- Born: 9 January 1889 Cardiff, Wales
- Died: 16 March 1918 (aged 29) Oxford, England
- Buried: Penton Mewsey, Hampshire, England
- Allegiance: United Kingdom
- Branch: British Army
- Service years: 1914–1918
- Rank: Lieutenant
- Unit: 5th Cameronians (Scottish Rifles) No. 22 Squadron RFC No. 105 Squadron RFC
- Conflicts: World War I
- Awards: Military Cross

= Llewelyn Davies (aviator) =

British WWI flying ace

Lieutenant Llewelyn Crichton Davies (9 January 1889 – 16 March 1918) was a Welsh World War I flying ace credited with five aerial victories.

==Biography==
Llewellyn Crichton (or Crighton) Davies was born in Cardiff, the son of William Henry Davies, the editor of the Cardiff Figaro, and Hanna Crighton, from Forfar. He was educated at Cardiff and at Halifax, and became a chartered accountant.
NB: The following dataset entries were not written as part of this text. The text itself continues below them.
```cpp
long stk_conv2d_dgrad_ws_bytes(int C1, int C2, int N, int H, int W, int Cout, int KH, int KW, int stride, int pad) {
  ConvP p = {};
  if (fill_common(p, N, H, W, C1, C2, Cout, H, W, KH, KW, stride, pad)) return 0;
  return split_ws(dgrad_split_plan(p), C1 + C2, Cout, p.taps).bytes;
}

long stk_conv2d_wgrad_ws_bytes(int C1, int C2, int N, int Cout, int OH, int OW, int KH, int KW) {
  const WgradPlan a = wgrad_plan(C1 + C2, N, Cout, OH, OW, KH, KW, true);
  const WgradPlan b = wgrad_plan(C1 + C2, N, Cout, OH, OW, KH, KW, false);
  const SplitWgradPlan x = split_wgrad_plan(C1, C2, N, Cout, OH, OW, OH, OW, KH, KW, 1, KH == 3 ? 1 : 0);
  const long na = (long)a.splits * a.slab, nb = (long)b.splits * b.slab, nx = x.ok ? (long)x.splits * x.slab : 0;
  long m = na > nb ? na : nb;
  if (C2 == 0 && C1 <= 4) { const long t = (long)thin::wgrad_slabs(N, (long)OH * OW, Cout) * Cout * C1 * KH * KW; m = t > m ? t : m; }
  if (Cout <= 4) { const long t = (long)thin::wgrad_slabs(N, (long)OH * OW, C1 + C2) * Cout * (C1 + C2) * KH * KW; m = t > m ? t : m; }
  return (m > nx ? m : nx) * 4 + 256 + 256 + 3L * x2::NPART * 4;
}

int stk_gemm_f32(const float* A, long sam, long sak, long sab, const float* B, long sbk, long sbn, long sbb, float* C,
                 long scm, long scn, long scb, const float* bias, int bias_mode, int M, int N, int K, int batch,
                 float alpha, float beta, void* stream) {
  if (!A || !B || !C || M <= 0 || N <= 0 || K <= 0 || batch <= 0 || (bias_mode && !bias) || bias_mode < 0 ||
      bias_mode > 2)
    return STK_EINVAL;
  GemmP p;
  p.A = A; p.sam = sam; p.sak = sak; p.sab = sab; p.B = B; p.sbk = sbk; p.sbn = sbn; p.sbb = sbb;
  p.C = C; p.scm = scm; p.scn = scn; p.scb = scb; p.bias = bias; p.bias_mode = bias_mode;
  p.M = M; p.N = N; p.K = K; p.alpha = alpha; p.beta = beta;
  const bool ak = sak == 1 && (K % 8) == 0;
  const bool bk = sbk == 1 && sbn != 1 && (K % 8) == 0;
  const bool big = use_big_tile(M, N, batch);
  hipStream_t s = (hipStream_t)stream;
  using CB = Cfg<128, 128, 32>; using CS = Cfg<64, 64, 32>;
#define STK_GEMM_CASE(AK, BK)                                                                              \
  if (ak == AK && bk == BK) {                                                                              \
    if (big) return launch<CB, GemmP, GA<CB, AK>, GB<CB, BK>, EpGemm>(p, M, N, K, K, 1, batch, s);         \
    return launch<CS, GemmP, GA<CS, AK>, GB<CS, BK>, EpGemm>(p, M, N, K, K, 1, batch, s);                  \
  }
  STK_GEMM_CASE(true, true)
  STK_GEMM_CASE(true, false)
  STK_GEMM_CASE(false, true)
// ... 7 lines not shown
```

### soft-truncation_amd/csrc/conv_pl.h

```cpp
#pragma once
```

On the outbreak of World War I, he was living in Pollokshields, Glasgow, and enlisted as a private in the 5th Battalion, Cameronians (Scottish Rifles) on 4 August 1914. On 7 March 1915 he was commissioned as a second lieutenant. Davies saw action with his regiment on the Western Front during the Battle of the Somme, and on 28 August 1916 he was awarded the Military Cross. His citation read:

Second Lieutenant Llewellyn Crighton Davies, Scottish Rifles.
For conspicuous gallantry in action. He handled his trench-mortars with great skill, and knocked out an enemy machine-gun that was holding up the advance. He also took charge of various parties that had lost their officers, and brought in single-handed a wounded man under heavy fire.

In February 1917 he was seconded to the Royal Flying Corps as a flying officer (observer), and served with No. 22 Squadron as an observer/gunner in the FE.2b reconnaissance aircraft. While flying with Captain Carleton Main Clement on morning formation patrol, he was credited with two Albatros D.III fighters destroyed on 6 and 8 April 1917, although they were shared with several others, including Gerald Gordon Bell. On 5 June, Davies and Clement destroyed an Albatros D.V and drove a second one down out of control. Davies was promoted to lieutenant on 1 July. On 29 July, having upgraded to a Bristol F.2 Fighter, Davies and Clement shot down another German aircraft, thought to be that of Kurt Schneider, Staffelführer of Jasta 5. Schneider later died of wounds received in this action.

In November 1917, Davies was reassigned to No. 105 Squadron. He was appointed a flying officer on 27 February 1918, but on 13 March, while based at the 54th Training Depot Station, he was fatally injured after crashing his Airco DH.4 (serial number B5495), and died three days later at the Somerville Section of the 3rd Southern General Hospital in Oxford.

Davies is buried at Holy Trinity Church, Penton Mewsey, Hampshire, England.